Allein schon wegen der Verarbeitung kann ich nur von One abraten.

Lenovo, Dell oder Compaq.


----------



## Amlug_celebren (27. November 2009)

Die GTX280M ist eine ziemliche Krüppel Graka, gerademal auf dem niveau ner 9800GT, da ist ne HD4850 Mobile um Welten besser!!!

Die Verarbeitung ist wie schon erwähnt nicht die beste, und für den Preis bekommst du im Preisvergleich bei weitem besseres!!!

Der Rest ist ganz ok. aber sieh dich lieber woanders um,
da gibt es besseres für weniger!

Okay, soo schlecht ist die Graka nicht, besonders gut schneidet sie im Vergleich zu der HD4850 Mobile allerdings nicht ab!


----------



## Flenor Eldar (27. November 2009)

wo soll ich mich denn umschauen?

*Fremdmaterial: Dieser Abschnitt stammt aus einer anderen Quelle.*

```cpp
PYBIND11_MODULE(TORCH_EXTENSION_NAME, mod) {
  mod.def("optimizer_step_masked", &gordo_masked::optimizer_step_masked,
          "optimizer step (every kind, plain Adam = 0) over the models "
          "with active[g] != 0 only");
  mod.def("masked_copy", &gordo_masked::masked_copy, py::arg("dst"),
          py::arg("src"), py::arg("mask"), py::arg("table"),
          py::arg("dst_lp") = py::none(),
          "copy the slices of the models with mask[g] != 0 (+ bf16 "
          "mirror)");
  mod.def("loss_bwd", &gordo_train::loss_bwd,
          "fused per-model loss (mse/mae/huber/logcosh) + grad + "
          "accuracy count, one pass over (Y, T)");
  mod.def("optimizer_step", &gordo_train::optimizer_step,
          "fused SGD/RMSprop/Adagrad/Adam-amsgrad/Adamax + bf16 mirror "
          "refresh");
  mod.def("trail_min_max", &gordo_thresholds::trail_min_max,
          "rolling(w).min().max() per row (K10)");
  mod.def("windowed_quantile", &gordo_thresholds::windowed_quantile,
          "rolling(w).quantile(q) per row — q=0.5 is the smm smoothing "
          "(K11)");
  mod.def("row_quantile", &gordo_thresholds::row_quantile,
          "NaN-dropping linear-interpolated quantile per row (K12)");
  mod.def("anomaly_score", &gordo_anomaly::anomaly_score,
          "fused DiffBased anomaly scoring (serving hot path)");
  mod.def("lstm_seq_bwd_v3", &gordo_lstm::lstm_seq_bwd_v3, py::arg("dSeq"),
          py::arg("gacts"), py::arg("cs"), py::arg("Wh"),
          py::arg("last_only"), py::arg("act") = (int64_t)ACT_TANH,
          "pipelined fused LSTM backward scan (GORDO_LSTM_V3 opt-in)");
  mod.def("lstm_seq_fwd_v3", &gordo_lstm::lstm_seq_fwd_v3,
          "pipelined fused LSTM forward scan (GORDO_LSTM_V3 opt-in)");
  mod.def("lstm_seq_fwd", &gordo_lstm::lstm_seq_fwd,
          "fused LSTM forward sequence scan (Wh resident in LDS)");
  mod.def("lstm_seq_fwd_fused", &gordo_lstm::lstm_seq_fwd_fused,
          py::arg("xseq"), py::arg("Wx"), py::arg("Wh"), py::arg("bias"),
          py::arg("store_aux"), py::arg("act") = (int64_t)ACT_TANH,
          "v4 scan with the x-side gate GEMM fused in (halves fwd "
          "HBM traffic); store_aux=false skips cs/gacts (inference)");
  mod.def("lstm_seq_bwd", &gordo_lstm::lstm_seq_bwd,
          "fused LSTM backward (BPTT) sequence scan");
  mod.def("lstm_seq_bwd_fused", &gordo_lstm::lstm_seq_bwd_fused,
          py::arg("dSeq"), py::arg("gacts"), py::arg("cs"), py::arg("Wh"),
          py::arg("Wx"), py::arg("last_only"),
          py::arg("act") = (int64_t)ACT_TANH,
          "v5 reverse scan with dSeq = dG@Wx^T fused in");
  mod.def("lstm_seq_bwd_fused_out", &gordo_lstm::lstm_seq_bwd_fused_out,
          py::arg("dSeq"), py::arg("gacts"), py::arg("cs"), py::arg("Wh"),
          py::arg("Wx"), py::arg("last_only"), py::arg("dG"), py::arg("dX"),
          py::arg("act") = (int64_t)ACT_TANH,
          "lstm_seq_bwd_fused into caller-provided dG, dX");
  mod.def("last_scan_activation", &gordo_lstm::last_scan_activation,
          "cell activation name of this thread's last scan-kernel launch");
  mod.def("last_scan_launch", &gordo_lstm::last_scan_launch,
          "(family, rows, hf, has_dx, last_only) of this thread's last "
          "scan-kernel launch");
  mod.def("lstm_seq_bwd_v3_out", &gordo_lstm::lstm_seq_bwd_v3_out,
          py::arg("dSeq"), py::arg("gacts"), py::arg("cs"), py::arg("Wh"),
          py::arg("last_only"), py::arg("dG"),
          py::arg("act") = (int64_t)ACT_TANH,
          "lstm_seq_bwd_v3 into a caller-provided dG");
  mod.def("grouped_linear_fwd", &grouped_linear_fwd,
          "Y = act(X@W + b) per group (MFMA)");
  mod.def("grouped_linear_bwd_data", &grouped_linear_bwd_data,
          "dX = dZ@W^T per group (MFMA)");
  mod.def("grouped_linear_wgrad", &grouped_linear_wgrad,
          "dW = X^T@dZ, db = colsum(dZ) per group (MFMA)");
  mod.def("grouped_linear_wgrad_hprev", &grouped_linear_wgrad_hprev,
          "dWh = h_prev^T@dG with in-kernel t-1 shift (no concat)");
  mod.def("last_wgrad_launch", &last_wgrad_launch,
          "(family, chunks, mstep) of this thread's last weight-grad "
          "launch");
  mod.def("grouped_wgrad_xh", &grouped_wgrad_xh,
          "combined {dWx, dWh, db} — dZ staged once for both");
  mod.def("window_gather", &window_gather,
          "K7 sliding-window featurizer: [G,N,F] -> [G,B,T,F]");
  mod.def("grouped_gemm_acc", &grouped_gemm_acc, "C += A@B per group (MFMA)");
  mod.def("act_l1_bwd", &act_l1_bwd, "fused activation+L1 backward");
  mod.def("mse_bwd", &mse_bwd, py::arg("Y"), py::arg("T"),
          py::arg("real_n") = -1,
          "fused per-model MSE loss + grad (real_n: divisor when the "
          "feature dim is zero-padded)");
  mod.def("adam_step", &adam_step, "fused Adam + bf16 mirror refresh");
  mod.def("lstm_pointwise_fwd", &lstm_pointwise_fwd, py::arg("gates"),
          py::arg("c_prev"), py::arg("act") = (int64_t)ACT_TANH,
          "LSTM cell fwd");
  mod.def("lstm_pointwise_bwd", &lstm_pointwise_bwd, py::arg("dh"),
          py::arg("dc_next"), py::arg("gact"), py::arg("c"),
          py::arg("c_prev"), py::arg("act") = (int64_t)ACT_TANH,
          "LSTM cell bwd");
}
```
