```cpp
typedef struct {
  int32_t dtype;
  void* x; int64_t ld; int32_t col0, cols;
  int32_t B, T; const int32_t* lengths;
} ZsRowsReverse;
int zs_rows_reverse(const ZsRowsReverse* p, void* stream);
typedef struct {
  int32_t dtype;
  int32_t B, T, H;
  const void* dout; int64_t ldd; int32_t dout_col;
  const void* out; int64_t ldo; int32_t out_col;
  const void* gates;
  const void* whh_t; int64_t ldw; int32_t n_pad; int64_t w_gstride;
  void* dgi; int64_t ldgi;
  void* dgh; int64_t ldgh;
  float* work; size_t work_bytes;
  uint32_t* status;
} ZsGruBwd;
int zs_gru_bwd(const ZsGruBwd* p, void* stream);
enum { ZS_GRU_PATH_WIDE = 0, ZS_GRU_PATH_PERSIST = 1, ZS_GRU_PATH_STEP_FUSED = 2, ZS_GRU_PATH_STEP_GEMM = 3 };
int zs_gru_path(int32_t pass, int32_t dtype, int32_t B, int32_t T, int32_t H, int32_t whh_interleaved, int32_t wide_aligned);

typedef struct {
  int32_t dtype;
  const float* x_dec; int64_t ld_dec;
  const float* x; int64_t ldx;
  int64_t rows; int32_t F;
  void* dlogits; int64_t ldg; int32_t fill_cols;
  float* partial; float* loss_out; float grad_scale;
} ZsL1Loss;
int zs_l1_loss(const ZsL1Loss* p, void* stream);

int zs_sqnorm(const float* g, int64_t n, double* partial, float* out_sq, void* stream);

typedef struct {
  float* p; float* g; float* m; float* v; int64_t n;
  float lr, beta1, beta2, eps, bc1, bc2;
  const float* sumsq; float max_norm; int32_t write_clipped_grad;
  const int32_t* step_ptr;
  float grad_scale;
  int32_t max_blocks;
  float* ema;
  float ema_decay;
} ZsAdam;
int zs_adam_clip(const ZsAdam* p, void* stream);

int zs_sqnorm_stage1(const float* g, int64_t n, double* partial, void* stream);

enum { ZS_APJ_WEIGHT = 0, ZS_APJ_VECTOR = 1, ZS_APJ_RANGE = 2 };
typedef struct {
  void* dst; int64_t ldw; int64_t dst_elems;
  int32_t transpose, inner_pad, row_offset, col_offset, parity;
  int32_t vlen, src_offset, src_stride;
  const int32_t* row_inv;
// ... 284 lines not shown
```

### zerospeech-tts-without-t_amd/_lib.py

```python
import ctypes
import os
import re

_PKG = os.path.dirname(os.path.abspath(__file__))
_ROOT = os.path.dirname(_PKG)
HEADER = os.path.join(_ROOT, 'include', 'zs_amd.h')
_SAN = os.environ.get('ZS_SANITIZE', '').strip()
LIB_PATH = os.environ.get('ZS_LIB_PATH') or os.path.join(_PKG, 'libzs_amd.%s.so' % _SAN if _SAN else 'libzs_amd.so')

_CTYPES = {
    'int32_t': ctypes.c_int32, 'int64_t': ctypes.c_int64, 'uint32_t': ctypes.c_uint32, 'uint64_t': ctypes.c_uint64,
    'float': ctypes.c_float, 'double': ctypes.c_double, 'size_t': ctypes.c_size_t, 'int': ctypes.c_int,
}
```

Oder stellt mir am besten gleich angebote rein...


----------



## Jakob (27. November 2009)

hab ein MSI GT725 für 1200 bekommen und bin super zufrieden. mein P9500 läuft super mit 3,15Ghz und die Graka geht auch super.
kann es nur empfehlen.
gibt es glaube ich auch schon mit i7 heist imo GT740.
Ich kann alle spiele auf maximum zocken außer natürlich solche wie crysis aber wer kann das schon. 

Über leg es dir gut ein so teures notebook zu kaufen. ich dachte erst das wäre das beste aber im nachhinein wäre ich wahrscheinlich mit einem kleinen notebook oder netbook und einem dektop pc besser gekommen. sagen wir mal 500€ für notebook dann bleiben dir noch 1500€ damit kannst du was wirklich gutes zusammenbauen. dazu hast du noch den vorteil problemlos aufrüsten zu können und dir ganz individuell alles oder nur dass was du wirklich brauchst zu holen.

Da ich mal davon ausgehe dass du es hauptsächlich zum spielen benutzt hast du aber den nachteil dass fast alle notebooks dieser preis und leistungsklasse um die 5kg wiegen, schrecklich laut sind, extrem warm werden und fett sind bzw. hässlich aussehen.
da gibt es nur wenige ausnahmen. das GT725 z.B. flüsterleise - bloß auf höchstleistung leichtes rauschen(stört aber nicht).
wiegt zwar 4 kg aber ist sehr dünn und sieht in der aluminiumversion einfach nur geil aus.
Der Display ist zwar aus Sicht der Helligkeit nnicht optimal, aber man gewöhnt sich dran und wenn man nicht draußen in der sonne zockt dann ist es auch kein problem. 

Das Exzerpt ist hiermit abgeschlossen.